In some respects, Serbia were a tricky support act for the roadshow to trundle into town with. They’re big, stubborn and determined, but there’s talent there too.
Aleksandar Mitrovic has finally cracked the code of how to score goals in the Premier League and was the fourth top scorer in the division when it broke for the winter.
Dusan Vlahovic, who started this game on the bench, has been the subject of a ‘will-he-won’t-he’ storyline that has been going on long enough to feel as though it was scripted for an American TV sitcom, but there are few ‘celebrities’ in this team.
Serbia finished three points clear of Portugal at the top of their group in qualifying for these finals and 11 points above the third-placed Republic of Ireland.
For an hour, they worked hard and reaped the modest reward of keeping the score goalless. In the first half, Brazil were largely kept at bay. If anything, they looked somewhat disjointed. One clear sight at goal with which Raphinha aimed directly at the goalkeeper Vanja Milinkovic-Savic was not much of a return on investment for Brazil’s first-half exertions.
But almost immediately from the start of the second half, something about them felt different. Within a minute they were almost gifted the lead by a catastrophic pass from Milinkovic-Savic which Raphinha couldn’t capitalise upon.
But the engine was starting to rev, nevertheless. Neymar snatched a shot, Sandro hit the crossbar, and then the dam finally broke after 63 minutes, when Vinicius Junior’s shot was saved and Richarlison scored from the rebound.
The floodgates didn’t quite open, but Brazil eased into complete control following the opening goal; you could visibly see their shoulders untensing.

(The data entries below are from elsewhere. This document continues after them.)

template <int NW, bool PRE>
__global__ __launch_bounds__(64 * NW) void attn_decode_kernel(const AttnP p) {
    extern __shared__ __attribute__((aligned(16))) float dsm[];
    const int lane = threadIdx.x & 63;
    const int wave = __builtin_amdgcn_readfirstlane(threadIdx.x >> 6);
    const int h = blockIdx.y, b = blockIdx.z;
    const int sub = lane >> 3, ds = (lane & 7) * 8;
    float* sc = dsm;
    float* part = dsm + ((p.Lk + 3) & ~3);
    float* redm = part + NW * 64;
    float* redl = redm + NW;
    const bf16* Q = p.q + (long)b * p.q_rows * p.ldq + h * 64 + ds;
    const bf16* K = p.k + (long)b * p.kv_rows * p.ldk + h * 64 + ds;
    const bf16* V = p.v + (long)b * p.kv_rows * p.ldv + h * 64 + ds;
    const float c = p.scale * 1.4426950408889634f;
    float qv[8];
    {
        const bf16x8 q8 = *(const bf16x8*)Q;
#pragma unroll
        for (int e = 0; e < 8; ++e) qv[e] = bf2f(q8[e]) * c;
    }
    constexpr int NIT = 12;
    bf16x8 kr[PRE ? NIT : 1], vr[PRE ? NIT : 1];
    if constexpr (PRE) {
#pragma unroll
        for (int it = 0; it < NIT; ++it) {
            int k = wave * 8 + it * (NW * 8) + sub;
            k = k < p.Lk ? k : p.Lk - 1;
            kr[it] = ld_stream<2>((const bf16x8*)(K + (long)k * p.ldk));
        }
#pragma unroll
        for (int it = 0; it < NIT; ++it) {
            int k = wave * 8 + it * (NW * 8) + sub;
            k = k < p.Lk ? k : p.Lk - 1;
            vr[it] = ld_stream<2>((const bf16x8*)(V + (long)k * p.ldv));
        }
    }
    float mx = NEG_BIG;
    float sreg[PRE ? NIT : 1];
    if constexpr (PRE) {
#pragma unroll
        for (int it = 0; it < NIT; ++it) {
            const int k = wave * 8 + it * (NW * 8) + sub;
            float s = 0.f;
#pragma unroll
            for (int e = 0; e < 8; ++e) s = fmaf(qv[e], bf2f(kr[it][e]), s);
            s += __shfl_xor(s, 1);
            s += __shfl_xor(s, 2);
            s += __shfl_xor(s, 4);
            sreg[it] = s;
            if (k < p.Lk) mx = fmaxf(mx, s);
        }
    } else {
    for (int k0 = wave * 8; k0 < p.Lk; k0 += NW * 8) {
        const int k = k0 + sub;
        float s = 0.f;
        if (k < p.Lk) {
            const bf16x8 k8 = *(const bf16x8*)(K + (long)k * p.ldk);
#pragma unroll
            for (int e = 0; e < 8; ++e) s = fmaf(qv[e], bf2f(k8[e]), s);
        }
        s += __shfl_xor(s, 1);
        s += __shfl_xor(s, 2);
        s += __shfl_xor(s, 4);
        if (k < p.Lk) {
            if ((lane & 7) == 0) sc[k] = s;
            mx = fmaxf(mx, s);
        }
    }
    }
    mx = wave_max(mx);
    if (lane == 0) redm[wave] = mx;
    __syncthreads();
    mx = redm[0];
#pragma unroll
    for (int i = 1; i < NW; ++i) mx = fmaxf(mx, redm[i]);
    float o[8] = {0.f, 0.f, 0.f, 0.f, 0.f, 0.f, 0.f, 0.f};
    float l = 0.f;
    if constexpr (PRE) {
#pragma unroll
        for (int it = 0; it < NIT; ++it) {
// ... 240 lines not shown
        const char* tG = tQ + 8192;
        const float* tL = (const float*)(tQ + 16384);
        const float* tD = tL + 64;
        const bool need_mask = MODE == 1 || (MODE == 2 && (((qt + 1) * 64 > p.Lq) || (wk0 + 31 >= p.Lk) || (CAUSAL && wk0 + 31 > qt * 64)));
        if (CAUSAL && wk0 > qt * 64 + 63) continue;
        if (DW_ATTN_IDLE_SKIP && wk0 >= p.Lk) continue;
#pragma unroll
        for (int qb = 0; qb < 2; ++qb) {
            f32x16 s, dp;
#pragma unroll
            for (int g = 0; g < 4; ++g) {
                const int ql = qb * 32 + g * 8 + hi * 4;
                const f32x4 l4 = *(const f32x4*)(tL + ql);
                const f32x4 d4 = *(const f32x4*)(tD + ql);
#pragma unroll
                for (int e = 0; e < 4; ++e) { s[g * 4 + e] = l4[e]; dp[g * 4 + e] = d4[e]; }
            }
#pragma unroll
            for (int kk = 0; kk < 4; ++kk) {
                s = __builtin_amdgcn_mfma_f32_32x32x16_bf16(frag_rows(tQ, qb, kk, lane), kf[kk], s, 0, 0, 0);
                dp = __builtin_amdgcn_mfma_f32_32x32x16_bf16(frag_rows(tG, qb, kk, lane), vf[kk], dp, 0, 0, 0);
            }
            f32x16 pr;
            const f32x2 c2 = {c, c};
#pragma unroll
            for (int r = 0; r < 16; r += 2) {
                f32x2 t = {s[r], s[r + 1]};
                t = t * c2;
                f32x2 pv = {__builtin_amdgcn_exp2f(t[0]), __builtin_amdgcn_exp2f(t[1])};
                if (need_mask) {
#pragma unroll
                    for (int e = 0; e < 2; ++e) {
                        const int qi = qt * 64 + qb * 32 + ((r + e) & 3) + 8 * ((r + e) >> 2) + 4 * hi_o;
                        pv[e] = (qi < p.Lq && k_ok_o && (!CAUSAL || key_o <= qi)) ? pv[e] : 0.f;
                    }
                }
                pr[r] = pv[0];
                pr[r + 1] = pv[1];
                const f32x2 d2 = {dp[r], dp[r + 1]};
                pv = pv * d2;
                s[r] = pv[0];
                s[r + 1] = pv[1];
            }
#pragma unroll
            for (int s2 = 0; s2 < 2; ++s2) {
                const bf16x8 pf = pack8(pr, s2);
                const bf16x8 df = pack8(s, s2);
                const int rb = qb * 32 + s2 * 16 + hi * 4;
#pragma unroll
                for (int db = 0; db < 2; ++db) {
                    av[db] = __builtin_amdgcn_mfma_f32_32x32x16_bf16(frag_tr(tG, db, rb, rb + 8, lane), pf, av[db], 0, 0, 0);
                    ak[db] = __builtin_amdgcn_mfma_f32_32x32x16_bf16(frag_tr(tQ, db, rb, rb + 8, lane), df, ak[db], 0, 0, 0);
                }
            }
        }
    }
    };
    if constexpr (CAUSAL) tiles(std::integral_constant<int, 2>{}, qt0, nqt);
    else {
        const int nfull = kb0 + 32 * NW - 1 >= p.Lk ? 0 : (p.Lq >> 6);
        tiles(std::integral_constant<int, 0>{}, 0, nfull);
        tiles(std::integral_constant<int, 1>{}, nfull, nqt);
    }
    bf16* DK = p.dk + (long)b * p.Lk * p.lddk + h * 64;
    bf16* DV = p.dv + (long)b * p.Lk * p.lddv + h * 64;
    if (DW_ATTN_ROWSTORE && NW <= 7 && ((p.lddk | p.lddv) & 7) == 0 && (((uintptr_t)p.dk | (uintptr_t)p.dv) & 15) == 0) {
        __syncthreads();
        store_rows(DK, p.lddk, kb0 + wave * 32, p.Lk, smem + wave * 4608, lane, ak[0], ak[1], p.scale);
        store_rows(DV, p.lddv, kb0 + wave * 32, p.Lk, smem + wave * 4608, lane, av[0], av[1], 1.0f);
    } else {
        store_t(DK, p.lddk, key, k_ok, 0, hi, ak[0], p.scale);
        store_t(DK, p.lddk, key, k_ok, 1, hi, ak[1], p.scale);
        store_t(DV, p.lddv, key, k_ok, 0, hi, av[0], 1.0f);
        store_t(DV, p.lddv, key, k_ok, 1, hi, av[1], 1.0f);
    }
    if (p.dv_colsum) {
        colsum_t(p.dv_colsum + ((long)b * p.H + h) * 64, k_ok, 0, hi, ln, av[0], 1.0f);
        colsum_t(p.dv_colsum + ((long)b * p.H + h) * 64, k_ok, 1, hi, ln, av[1], 1.0f);
    }
}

The swagger was back, and with 16 minutes to play, Richarlison added another goal for the showreel with an acrobatic volley which spoke volumes for the way in which that absolute self-belief had reasserted itself for Brazil over the previous 30 minutes. It was the goal of this nascent tournament.
It was Richarlison who turned out to be the star of this particular contest. It wasn’t that Neymar had a terrible evening; his performance was perfectly fine. It’s more that the level of expectation placed upon his shoulders long ago hit a level that was more or less unachievable, and perhaps what might even do Brazil some good would be for someone else to have a spell in the limelight.
It can hardly be said that they don’t have options. Gabriel Jesus and Antony were the replacements for that pair. And with three minutes to play, Gabriel Martinelli came on for Raphinha.
With playing resources such as those that Brazil enjoy, it’s not just about the quality of the players at their disposal. It’s also about the strength in depth.
This was not a perfect performance from Brazil. For the first 45 minutes they were one-paced. But they were comfortable winners in the end, and a quick look at Argentina’s tribulations earlier in the week will show them everything they need to know about the pall of despond into which you can fall, should you lose their opening match.
But it is almost certainly the result the hosts and FIFA quietly wanted. When Brazil are kicking up through the gears, you want to focus on the football more than when you’re grinding your way through a game of ‘centre holds it’ between Morocco and Croatia.
It will take more than winning one game to make people forget about the grotesquery of this tournament or even to reunite a divided Brazil, but in a World Cup which feels weird, unsettling and morally bankrupt, there was something almost comforting about such a routine Brazil win. It is after all what we’re used to – in the group stage, at least.